We’re using a SSL-secured site to provide external access to some services via HTTP (which makes it “https”), and are using client-side certificates to address two-way authentication issues.
Then there was the famous “man-in-the-middle” problem during session renegotiation that was detected in 2009. Fixing it required architectural changes, and it took it’s time. But eventually, the changes made it into the httpd servers and the Openssl stack that many of them rely on.
Since then, we’ve experienced two practical problems: With the first updates, some of our server-side applications had trouble dealing with clients during SSL re-negotiations. That was many months ago and resulted in entries like “Re-negotiation handshake failed: Not accepted by client!?” in the server error log. The “fix” was to set up the affected site in such a way that all directories had identical settings for the “SSLVerifyClient” option, thus avoiding the re-negotiation.
But lately we had to change a site that needed different settings per directory – part of the site had to have it’s traffic protected and the server authenticated to the client (by using a server-side certificate and setting “SSLVerifyClient optional”), while some areas needed to protect access by verifying the clients’ certificates, thus operating with “SSLVerifyClient require”. This was with SLES11SP2, so it’s up-to-date code, at least from the distribution’s point of view.
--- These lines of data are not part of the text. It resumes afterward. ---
constexpr int PSTEP_THREADS = 512;
constexpr int POTRF_TWINS = 2;
__host__ __device__ constexpr int potrf_twins(int Tn, int j) { return (Tn - j >= 2) ? POTRF_TWINS : 0; }
constexpr int POTRF_SCRATCH = 3 * TB * TB + 64 + 64;
constexpr int POTRF_LOGDET = 3 * TB * TB + 64;
__global__ void __launch_bounds__(PSTEP_THREADS) k_potrf_step(double* __restrict__ A, int ld, int j, int Tn, int* __restrict__ info,
                                                    int n_valid, double* __restrict__ scratch, double* __restrict__ Winv,
                                                    double* __restrict__ Sacc, const double* __restrict__ tv_xi,
                                                    double* __restrict__ tv_t, double* __restrict__ mu_acc,
                                                    double* __restrict__ uv_part, LamForm form) {
    __shared__ __attribute__((aligned(16))) double lds[2 * TB * PS];
    __shared__ __attribute__((aligned(16))) double tiles[2 * TB * LT];
    __shared__ double dprep[4 * DPB];
    __shared__ double rinv[TB];
    TraceScope trace((form.trace_chain ? 16 : 40) + j);
    const bool xgroup = threadIdx.x >= 256;
    const int tid = threadIdx.x & 255, lane = tid & 63, wave = tid >> 6, wr = wave >> 1, wc = wave & 1;
    {
        const int npot = (Tn - j) * (Tn - j + 1) / 2 + potrf_twins(Tn, j);
        if ((int)blockIdx.x >= npot) {
            int e = blockIdx.x - npot;
            const int nfin = (j >= 2) ? 2 * (j - 1) : 0;
            const int npre = (j < Tn) ? nfin : 0;
            const int nsig = (Sacc && j >= 2 && j < Tn) ? (j - 1) * j / 2 : 0;
            if (e == nfin + npre + nsig) { tvec_role<8>(A, Winv, tv_xi, tv_t, ld, j - 1, lds); return; }
            if (e > nfin + npre + nsig) { mu_row_tile(Winv, tv_t, mu_acc, uv_part, ld, Tn, j - 2, e - (nfin + npre + nsig) - 1, lds); return; }
            if (xgroup) return;
            if (e < nfin) winv_row_tile(A, Winv, ld, j - 1, e >> 1, e & 1, lds, 2, tiles);
            else if (e < nfin + npre) { e -= nfin; winv_row_tile(A, Winv, ld, j, e >> 1, e & 1, lds, 1); }
            else if (e < nfin + npre + nsig) {
                int I, J;
                tile_from_index(e - nfin - npre, I, J);
                sigma_row_tile(Winv, Sacc, ld, j - 2, I, J, lds, tiles);
            }
            return;
        }
    }
    int a, b, tw = 0;
    {
        const int nown = (Tn - j) * (Tn - j + 1) / 2;
        if ((int)blockIdx.x >= nown) { a = 1; b = 0; tw = blockIdx.x - nown + 1; }
        else tile_from_index(blockIdx.x, a, b);
    }
    const int i0 = (j + a) * TB, k0 = (j + b) * TB, j0 = j * TB;
    double* P0 = lds;
    double* P1 = lds + TB * PS;
    double* S = tiles;
    double* X = tiles + TB * LT;
    Acc4 accX;
    acc_zero(accX);
    const bool panel = (b == 0);
    const bool diag_inv = panel && a == 0 && Winv != nullptr;
    if (xgroup && !(panel && (a != 0 || diag_inv))) return;
    const bool lam = form.stats != nullptr;
    const int fword = lam ? (int)form.form_step[j + b] : 0;
    const int fstep = lam ? (fword & (LAM_FORM_EARLY - 1)) : -1;
    const bool early = (fword & LAM_FORM_EARLY) != 0;
    const bool do_form = lam && (early ? (j == 0 && fstep == 1) : fstep == j);
    const bool late_form = lam && early && j >= 1 && fstep == j + 1;
    const bool load_old = !lam || j >= 2 || (early ? (j == 1 && fstep == 1) : fstep < j);
    const bool xi_duty = lam && j == 0 && blockIdx.x == gridDim.x - 1;
    if (!lam && j == 0 && !panel) return;
    bool bypass = false;
    if (lam && form.col_words) {
        if (xi_duty && form.col_group[0] != 0xff) bypass = wait_stat_group(form, form.col_group[0]);
        if (do_form && form.col_group[j + b] != 0xff) bypass = wait_stat_group(form, form.col_group[j + b]) || bypass;
        if (j == 0 && !do_form) {
            if (xi_duty) form_xi(form, ld, tid, bypass);
            return;
        }
        if (blockIdx.x == 0 && !xgroup) trace_mark(200 + j);
    }
    double* Dn_out = scratch + (size_t)(1 + (j & 1)) * TB * TB;
    const double* Dn_in = scratch + (size_t)(2 - (j & 1)) * TB * TB;
    auto move_prev = [&]() {
        const int q0 = (j - 1) * TB;
        for (int e = tid; e < TB * TB; e += 256) A[(size_t)(q0 + (e >> 6)) * ld + q0 + (e & 63)] = scratch[e];
    };
    TileRegs rX, rS, rD;
    if (lam && j == 0) stamp_enter(form.stamps);
    STEP_TRACE(0);
    if (panel) {
        long long* tw_words = reinterpret_cast<long long*>(scratch + 3 * TB * TB);
        if (!xgroup) {
            if (a != 0 || diag_inv) __builtin_amdgcn_s_setprio(3);
            tile_fetch(rS, do_form, load_old, A, form, ld, j0, j0, bypass);
            if (j > 0) {
                tile_g2r(rD, Dn_in, TB, 0, 0);
#pragma unroll
                for (int u = 0; u < 16; ++u) rS.v[u] -= rD.v[u];
            }
            if (xi_duty) form_xi(form, ld, tid, bypass);
            if (a == 0 && tid == 0) tw_words[(j + 1) & 1] = 0;
            tile_r2s(S, rS);
            STEP_TRACE(1);
            __syncthreads();
            STEP_TRACE(2);
            if (a == 0 && j > 0 && !diag_inv) move_prev();
            const bool has_solve = (a != 0) || diag_inv;
            const int ntwf = 1 + potrf_twins(Tn, j);
            int fcount = 0, fR[3], fC[3];
            d4 fg[3];
#pragma unroll
            for (int q = 0; q < 3; ++q) {
                fg[q] = (d4){0.0, 0.0, 0.0, 0.0};
                fR[q] = fC[q] = 0;
                const int t = tw + ntwf * ((wave - 1) + 2 * q);
                if (a == 1 && (wave == 1 || wave == 2) && t < 10) { tile_from_index(t, fR[q], fC[q]); fcount = q + 1; }
            }
            auto fsyrk = [&](int c) {
#pragma unroll
                for (int q = 0; q < 3; ++q)
                    if (q < fcount) syrk_slice(fg[q], X, fR[q], fC[q], c);
            };
            auto idle = [&](int iv) {
                if (!has_solve) return;
                if (wave == 0 && iv >= 4 && iv <= 6) trsm_interval(X, S, dprep, rinv, iv == 4 ? 2 : 3, iv - 4);
                if (iv == 6) { fsyrk(0); fsyrk(1); }
                else if (iv == 7) fsyrk(2);
            };
            potf2_tile(S, dprep, rinv, info, j0, n_valid, idle);
            STEP_TRACE(3);
            if (a == 0 && wave == 3) {
                double lg = -log(rinv[lane]);
                for (int o = 32; o > 0; o >>= 1) lg += __shfl_xor(lg, o);
                if (lane == 0) scratch[POTRF_LOGDET + j] = lg;
            }
            if (fcount > 0) {
                fsyrk(3);
#pragma unroll
                for (int q = 0; q < 3; ++q)
                    if (q < fcount) syrk_store(fg[q], Dn_out, fR[q], fC[q]);
            }
            if (a == 0) {
                if (j == Tn - 1) tile_s2g(S, A, ld, j0, j0);
                else tile_s2g(S, scratch, TB, 0, 0);
            }
            STEP_TRACE(4);
            return;
        }
        const bool below = (a != 0);
        if (below) {
            tile_fetch(rX, do_form, load_old, A, form, ld, i0, j0, bypass);
            if (j > 0) {
                const int p0 = (j - 1) * TB;
                load_panel_n(P0, A, ld, i0, p0, TB, tid);
                load_panel_n(P1, A, ld, k0, p0, TB, tid);
            }
            tile_r2s(X, rX);
        } else {
            for (int e = tid; e < TB * LT; e += 256) X[e] = (e / LT == e % LT) ? 1.0 : 0.0;
        }
        STEP_TRACE(1);
        __syncthreads();
        STEP_TRACE(2);
        if (below && tw > 0 && tid == 0)
            __hip_atomic_fetch_add((__attribute__((address_space(1))) long long*)(tw_words + (j & 1)), 1LL, __ATOMIC_RELAXED,
                                   __HIP_MEMORY_SCOPE_AGENT);
        if (!below && j > 0) move_prev();
        {
            const unsigned nslice = (wave == 0) ? 0x0220u : (wave == 1) ? 0x1003u : 0x0202u;
            int done = 0;
#pragma unroll 1
            for (int it = 0; it < 4; ++it) {
                if (below && j > 0) {
                    const int n = (nslice >> (4 * it)) & 15;
                    for (int q = 0; q < n; ++q) {
                        const int sl = done++;
                        const int li = lane & 15, lk = lane >> 4;
                        const double* ap = P0 + (16 * sl + lk) * PS + wr * 32 + li;
                        const double* bp = P1 + (16 * sl + lk) * PS + wc * 32 + li;
#pragma unroll
                        for (int k4 = 0; k4 < 4; ++k4) {
                            const double a0 = ap[0], a1 = ap[16], b0 = bp[0], b1 = bp[16];
                            accX.t[0][0] = __builtin_amdgcn_mfma_f64_16x16x4f64(a0, b0, accX.t[0][0], 0, 0, 0);
                            accX.t[0][1] = __builtin_amdgcn_mfma_f64_16x16x4f64(a0, b1, accX.t[0][1], 0, 0, 0);
                            accX.t[1][0] = __builtin_amdgcn_mfma_f64_16x16x4f64(a1, b0, accX.t[1][0], 0, 0, 0);
                            accX.t[1][1] = __builtin_amdgcn_mfma_f64_16x16x4f64(a1, b1, accX.t[1][1], 0, 0, 0);
                            ap += 4 * PS; bp += 4 * PS;
                        }
                    }
                    if (done == 4) { tile_sub_acc(X, accX, lane, wr, wc); done = 5; }
                }
                STEP_TRACE(3 + 2 * it);
                __syncthreads();
                STEP_TRACE(4 + 2 * it);
            }
        }
        const bool next = (a == 1);
        const int tw_need = (next && tw == 0) ? potrf_twins(Tn, j) : 0;
        bool tw_ready = true;
#pragma unroll 1
        for (int it = 0; it < 4; ++it) {
            if (it == 3 && tw_need > 0 && lane == 0) tw_ready = join_ready(tw_words + (j & 1), tw_need);
            const bool off = (wave == 2 && it == 0) || (wave == 3 && (it == 1 || it == 2));
            if (!off) trsm_interval(X, S, dprep, rinv, wave, it);
            STEP_TRACE(13 + 2 * it);
            __syncthreads();
            STEP_TRACE(14 + 2 * it);
        }
        STEP_TRACE(11);
        if (!below) tile_s2g_t(X, Winv, ld, j0, j0);
        else if (tw == 0) {
            if (tw_need > 0 && lane == 0 && !tw_ready) {
                int it = 0;
                while (!join_ready(tw_words + (j & 1), tw_need)) {
                    if (++it >= (1 << 21)) { atomicMin(info, -1); break; }
                    __builtin_amdgcn_s_sleep(16);
                }
            }
            tile_s2g(X, A, ld, i0, j0);
        }
        STEP_TRACE(12);
        return;
    }
    tile_fetch(rX, do_form, load_old, A, form, ld, i0, k0, bypass);
    if (xi_duty) form_xi(form, ld, tid, bypass);
    if (j > 0) {
        const int p0 = (j - 1) * TB;
        load_panel_n(P0, A, ld, i0, p0, TB, tid);
        if (a != b) load_panel_n(P1, A, ld, k0, p0, TB, tid);
        __syncthreads();
        tile_mma(accX, P0, (a != b) ? P1 : P0, TB, lane, wr, wc);
        __syncthreads();
    }
    tile_r2s(X, rX);
    __syncthreads();
    tile_sub_acc(X, accX, lane, wr, wc);
    __syncthreads();
    if (late_form) {
        bool late = false;
        if (form.col_words && form.col_group[j + b] != 0xff) late = wait_stat_group(form, form.col_group[j + b]);
        tile_form_r(rX, form, ld, i0, k0, late);
        tile_s2g_add(X, rX, A, ld, i0, k0);
        return;
    }
    tile_s2g(X, A, ld, i0, k0);
}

When we changed the server configuration, users that had to do larger uploads (i.e. when using a webmail application on that server and adding larger attachments) were struck by the old symptoms. Fortunately, the server log had a new and more obvious message to present: “request body exceeds maximum size (131072) for SSL buffer”.
Actually it’s the same root cause that’s behind this message: During a POST request, the client’s data is sent to the server and eventually the server will detect that a re-negotiation of the SSL session parameters is needed. That’s the moment when the POST data has to be stored somewhere – in the “SSL buffer” mentioned in the message. And in order to handle larger uploads, you’ll have to bump up that buffer size, which can easily be done by adding the “SSLRenegBufferSize” to the server configuration. Fortunately, this can be handled on a per-directory basis, as requests making use of that buffer need not necessarily be authenticated. Bumping up that limit for all areas of the server can leave the doors open for a denial-of-service attack.
Anyhow, once we’ve increased the value of that parameter to the actual demand of the application (or rather that of the users), everything was back to usable.